As long as they hole pattern where it slides into the axle receiver is the same, would it be an option to put 5000 parts on the 4600 to rebuild the front end? Even if both sides had to be replaced to match the height?


----------



## Guest (May 21, 2018)

Yes big difference in new price. The used parts places I've dealt with seem to sell at 50% of new list. Perhaps a 4000 axle? May I ask where you have tried? I may have a couple of suggestions.


----------



## Ultradog (Feb 27, 2005)

GraysonR is correct.
4600 and 5000 axle knees are not interchangeable.
5000 is much heavier.
3 cylinder 4000 and 4600 knees are interchangeable and 4000 knee will likely be cheaper because they are older and more of them gave been parted out.
There are special thick washers that go on the bolts hat hold the knee in place. They must be used or the the metal around the bolt hole will crack.​


----------



## Ted Roberts (Feb 27, 2018)

I have looked on trademachine , tractorhouse and tractorpartsasap. Got back two quotes, one for $750 the other for $430. With both of these being used I wasn't sure if the part was going to be in better shape than the knee I took off the tractor. The knee that came off the tractor is worn at the bottom between the two mechanical stops and worn on the inside where the bearing fits. The bearing was completely destroyed, with only a few ball bearings and metal pieces to be identified in the grease. I spoke to New Holland and they were surprised that the knee needed to be replaced. It isn't cupped or warped or bent, which was New Holland's concern, so am I searching for something I don't need to replace?

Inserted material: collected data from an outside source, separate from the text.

Measured before the change: 5124 billion.

## Stream byte state codes to backward GEMM and expand one-hot A in registers

The backward tensor-core GEMM no longer reads a materialised bf16 one-hot X^T matrix of L*q rows. It TMA-loads one byte-code row per site and rebuilds the one-hot A fragments in registers with byte-compare bit tricks, feeding register-sourced wgmma (RS m64n192k16). This cuts A-operand global/L2 traffic and shared-memory footprint by roughly 2q, which allows more pipeline stages, and shrinks the build kernel. In exchange the consumer warps do extra ALU work per k-step, and the explicit software pipeline with wait<1> may expose more latency than the previous shared-memory-descriptor mainloop.

Result: faster. 5212 billion, median of 6 (+1.7%).

```diff
diff --git a/evcouplings_b200/csrc/api.cu b/evcouplings_b200/csrc/api.cu
--- a/evcouplings_b200/csrc/api.cu
+++ b/evcouplings_b200/csrc/api.cu
@@ -438,7 +438,7 @@
         for (int c = 0; c < h->tc.n_chunks; c++) {
             const int64_t n0 = (int64_t)c * h->tc.C, nreal = std::min(h->tc.C, g.N - n0);
             if (plm_tcf_build_xsp(g, h->tcf, h->d_msa4, h->d_x1h, n0, st)) return 1;
-            if (plm_tc_build_xt(g, h->tc, h->d_msa4, h->d_xt, n0, st)) return 1;
+            if (plm_tc_build_codes(g, h->tc, h->d_msa4, h->d_xt, n0, st)) return 1;
             if (plm_tcf_logits(g, h->tcf, h->tcf_maps, h->d_x1h, h->d_zt, single, nreal, st)) return 1;
             if (plm_tcf_softmax(g, h->tcf, h->d_zt, d_x, h->d_msa4, h->d_wts, h->d_rt_hi, rt_lo, h->tc.Kp,
                                 h->d_gh_part2, h->d_fx_part2, n0, nreal, st))
@@ -530,11 +530,11 @@
         EVC_CUDA(cudaMemset(h->d_rt_hi, 0, b.rt));
         EVC_CUDA(cudaMemset(h->d_rt_lo, 0, b.rt));
         EVC_CUDA(cudaMemset(h->d_Gd, 0, b.gd));
-        if (t.n_chunks == 1 && plm_tc_build_xt(h->g, t, h->d_msa4, h->d_xt, 0, 0)) return 1;
+        if (t.n_chunks == 1 && plm_tc_build_codes(h->g, t, h->d_msa4, h->d_xt, 0, 0)) return 1;
         EVC_CUDA(cudaDeviceSynchronize());
         h->tc_maps = aligned_alloc(64, round_up((int64_t)plm_tc_map_bytes(), 64));
         if (!h->tc_maps) { set_error("evc_plm_set_backward: out of host memory"); return 1; }
-        if (plm_tc_make_maps(t, h->d_xt, h->d_rt_hi, h->d_rt_lo, h->tc_maps)) return 1;
+        if (plm_tc_make_maps(h->g, t, h->d_xt, h->d_rt_hi, h->d_rt_lo, h->tc_maps)) return 1;
     }
     h->bwd_mode = mode;
     return 0;
@@ -785,7 +785,7 @@
         const PlmTcGeom &t = h->tc;
         for (int c = 0; c < t.n_chunks; c++) {
             const int64_t n0 = (int64_t)c * t.C, nreal = std::min(t.C, g.N - n0);
-            if (t.n_chunks > 1 && plm_tc_build_xt(g, t, h->d_msa4, h->d_xt, n0, st)) return 1;
+            if (t.n_chunks > 1 && plm_tc_build_codes(g, t, h->d_msa4, h->d_xt, n0, st)) return 1;
             if (plm_tc_onehot_residual(g, ntiles, h->d_msa4, h->d_wts, h->d_rt_hi, h->d_rt_lo, t.Kp, h->d_gh_part2,
                                        h->d_fx_part2, n0, nreal, st))
                 return 1;
diff --git a/evcouplings_b200/csrc/internal.h b/evcouplings_b200/csrc/internal.h
--- a/evcouplings_b200/csrc/internal.h
+++ b/evcouplings_b200/csrc/internal.h
@@ -75,9 +75,10 @@
 };
 void plm_tc_geometry(const PlmGeom &g, int sm_count, int64_t seq_chunk, PlmTcGeom &t);
 size_t plm_tc_map_bytes();
-int plm_tc_build_xt(const PlmGeom &g, const PlmTcGeom &t, const uint32_t *d_msa4, void *d_xt, int64_t n0,
-                    cudaStream_t st);
-int plm_tc_make_maps(const PlmTcGeom &t, void *d_xt, void *d_rt_hi, void *d_rt_lo, void *maps_out_host);
+int plm_tc_build_codes(const PlmGeom &g, const PlmTcGeom &t, const uint32_t *d_msa4, void *d_xt, int64_t n0,
+                       cudaStream_t st);
+int plm_tc_make_maps(const PlmGeom &g, const PlmTcGeom &t, void *d_xt, void *d_rt_hi, void *d_rt_lo,
+                     void *maps_out_host);
 int plm_tc_backward(const PlmGeom &g, const PlmTcGeom &t, const void *maps_host, float *d_Gd, int single, int chunk,
                     cudaStream_t st);
 int plm_tc_onehot_residual(const PlmGeom &g, int ntiles, const uint32_t *d_msa4, const float *d_wts, void *d_rt_hi,
diff --git a/evcouplings_b200/csrc/plm_tc.cu b/evcouplings_b200/csrc/plm_tc.cu
--- a/evcouplings_b200/csrc/plm_tc.cu
+++ b/evcouplings_b200/csrc/plm_tc.cu
@@ -105,12 +105,11 @@
 
 template <int N>
 __device__ __forceinline__ void wgmma_bf16(float *d, uint64_t da, uint64_t db, uint32_t scale_d);
-template <>
-__device__ __forceinline__ void wgmma_bf16<192>(float *d, uint64_t da, uint64_t db, uint32_t scale_d)
+__device__ __forceinline__ void wgmma_bf16_rs192(float *d, const uint32_t *a, uint64_t db, uint32_t scale_d)
 {
     asm volatile(
         "{\n.reg .pred p;\n"
-        "setp.ne.b32 p, %98, 0;\n"
+        "setp.ne.b32 p, %101, 0;\n"
         "wgmma.mma_async.sync.aligned.m64n192k16.f32.bf16.bf16 "
         "{"
         "%0, %1, %2, %3, %4, %5, %6, %7, %8, %9, %10, %11, %12, %13, %14, %15, "
@@ -119,7 +118,7 @@
         "%48, %49, %50, %51, %52, %53, %54, %55, %56, %57, %58, %59, %60, %61, %62, %63, "
         "%64, %65, %66, %67, %68, %69, %70, %71, %72, %73, %74, %75, %76, %77, %78, %79, "
         "%80, %81, %82, %83, %84, %85, %86, %87, %88, %89, %90, %91, %92, %93, %94, %95"
-        "}, %96, %97, p, 1, 1, 0, 0;\n}\n"
+        "}, {%96, %97, %98, %99}, %100, p, 1, 1, 0;\n}\n"
         : "+f"(d[0]), "+f"(d[1]), "+f"(d[2]), "+f"(d[3]), "+f"(d[4]), "+f"(d[5]), "+f"(d[6]), "+f"(d[7]),
           "+f"(d[8]), "+f"(d[9]), "+f"(d[10]), "+f"(d[11]), "+f"(d[12]), "+f"(d[13]), "+f"(d[14]), "+f"(d[15]),
           "+f"(d[16]), "+f"(d[17]), "+f"(d[18]), "+f"(d[19]), "+f"(d[20]), "+f"(d[21]), "+f"(d[22]), "+f"(d[23]),
@@ -132,7 +131,7 @@
           "+f"(d[72]), "+f"(d[73]), "+f"(d[74]), "+f"(d[75]), "+f"(d[76]), "+f"(d[77]), "+f"(d[78]), "+f"(d[79]),
           "+f"(d[80]), "+f"(d[81]), "+f"(d[82]), "+f"(d[83]), "+f"(d[84]), "+f"(d[85]), "+f"(d[86]), "+f"(d[87]),
           "+f"(d[88]), "+f"(d[89]), "+f"(d[90]), "+f"(d[91]), "+f"(d[92]), "+f"(d[93]), "+f"(d[94]), "+f"(d[95])
-        : "l"(da), "l"(db), "r"(scale_d));
+        : "r"(a[0]), "r"(a[1]), "r"(a[2]), "r"(a[3]), "l"(db), "r"(scale_d));
 }
 template <>
 __device__ __forceinline__ void wgmma_bf16<176>(float *d, uint64_t da, uint64_t db, uint32_t scale_d)
@@ -306,16 +305,41 @@
     __syncthreads();
 }
 
+constexpr uint32_t CODE_NONE = 0xFFu;
+__host__ __device__ constexpr int code_tile_bytes(int code_rows) { return (code_rows * TC_BK + 1023) & ~1023; }
+
+__device__ __forceinline__ uint32_t onehot_bytes(uint32_t w, uint32_t bb)
+{
+    const uint32_t x = w ^ bb;
+    return ~(((x & 0x7f7f7f7fu) + 0x7f7f7f7fu) | x) & 0x80808080u;
+}
+__device__ __forceinline__ void onehot_frag(uint32_t *a, uint32_t w0, uint32_t w1, uint32_t bb0, uint32_t bb1,
+                                            uint32_t mul0, uint32_t mul1)
+{
+    const uint32_t e0 = onehot_bytes(w0, bb0), e1 = onehot_bytes(w1, bb1);
+    a[0] = __byte_perm(e0, 0u, 0x4140) * mul0;
+    a[1] = __byte_perm(e1, 0u, 0x4140) * mul1;
+    a[2] = __byte_perm(e0, 0u, 0x4342) * mul0;
+    a[3] = __byte_perm(e1, 0u, 0x4342) * mul1;
+}
+
+__device__ __forceinline__ void fence_a(uint32_t *a)
+{
+#pragma unroll
+    for (int i = 0; i < 4; i++) asm volatile("" : "+r"(a[i])::"memory");
+}
+
 template <int SINGLE, int ACC = 0>
 __global__ void __launch_bounds__(TC_THREADS, 1)
 tc_gemm_kernel(const __grid_constant__ CUtensorMap tm0, const __grid_constant__ CUtensorMap tm1,
                const __grid_constant__ CUtensorMap tm2, float *__restrict__ D, int64_t ldd, int m_tiles, int n_tiles,
-               int num_kb, int k_chunk, int mgroup, int n_stages, int ksplit, int64_t plane, int acc_planes)
-{
-    constexpr int BYTES0 = TC_A_BYTES;
+               int num_kb, int k_chunk, int mgroup, int n_stages, int ksplit, int64_t plane, int acc_planes, int q,
+               int lq, int code_rows)
+{
     constexpr int BYTES1 = TC_B_BYTES;
     constexpr int BYTES2 = TC_B_BYTES;
-    constexpr int stage_bytes = BYTES0 + BYTES1 + (SINGLE ? 0 : BYTES2);
+    const int bytes0 = code_tile_bytes(code_rows);
+    const int stage_bytes = bytes0 + BYTES1 + (SINGLE ? 0 : BYTES2);
     extern __shared__ unsigned char smem_dyn[];
     const TcSmem l = tc_smem_layout(smem_dyn);
     const int tiles = m_tiles * n_tiles;
@@ -324,45 +348,89 @@
     decode_tile((int)blockIdx.x - slice * tiles, m_tiles, n_tiles, mgroup, m_tile, n_tile);
     const int kb_per = (num_kb + ksplit - 1) / ksplit;
     const int kb_begin = slice * kb_per, kb_end = min(num_kb, kb_begin + kb_per);
+    const int site0 = m_tile * TC_BM / q;
     tc_init_barriers(l, n_stages);
 
     if (threadIdx.x < 128) {
         setmaxnreg_dec<TC_REG_PRODUCER>();
         if (threadIdx.x == 0) {
+            const uint32_t tx = (uint32_t)(code_rows * TC_BK + BYTES1 + (SINGLE ? 0 : BYTES2));
             int s = 0;
             uint32_t ph = 0;
             for (int kb = kb_begin; kb < kb_end; kb++) {
                 mbar_wait_bounded(&l.empty[s], ph ^ 1u);
                 unsigned char *st = l.ring + s * stage_bytes;
-                mbar_expect_tx(&l.full[s], (uint32_t)stage_bytes);
-                tma_load_2d(st, &tm0, kb * TC_BK, m_tile * TC_BM, &l.full[s]);
-                tma_load_2d(st + BYTES0, &tm1, kb * TC_BK, n_tile * TC_BN, &l.full[s]);
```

Thanks for the reply regarding the interchangeable parts, do the different knees use the same spindle, hub and bearings?


----------



## Guest (May 22, 2018)

Ted, tractorpartsasap has a warranty on used parts and a liberal return policy. Sending you a private message.


----------



## Ted Roberts (Feb 27, 2018)

Here is a pictures of the knee. Not sure how clear they appear, but hope it helps.


----------



## Guest (May 22, 2018)

Ted, you never stated the reason why you wanted to replace the LF knee. However, it would seem that most problems, especially wobble and so on could be resolved by replacing the bad bearings and other pieces inside the casing. Only if this is a long standing problem left unresolved would I think the cast steel axle housing would need to be replaced. (NH parts man should be able to help even if it comes down to aftermarket parts) I would imagine rebuild kits are available if your axle housing is usable. Again I am not a mechanic. Perhaps one of the other guys with more mechanical experience can offer more detailed advice. Personally, my BFF the trusted tractor mechanic would be all over this problem.


----------



## jwebb (Mar 21, 2018)

You can take a die grinder and clean up the burrs and rough spots, clean it, grease it, and put a new bearing in it. It will last a long time in comparison to cost of replacement. That should be an easy fix.


----------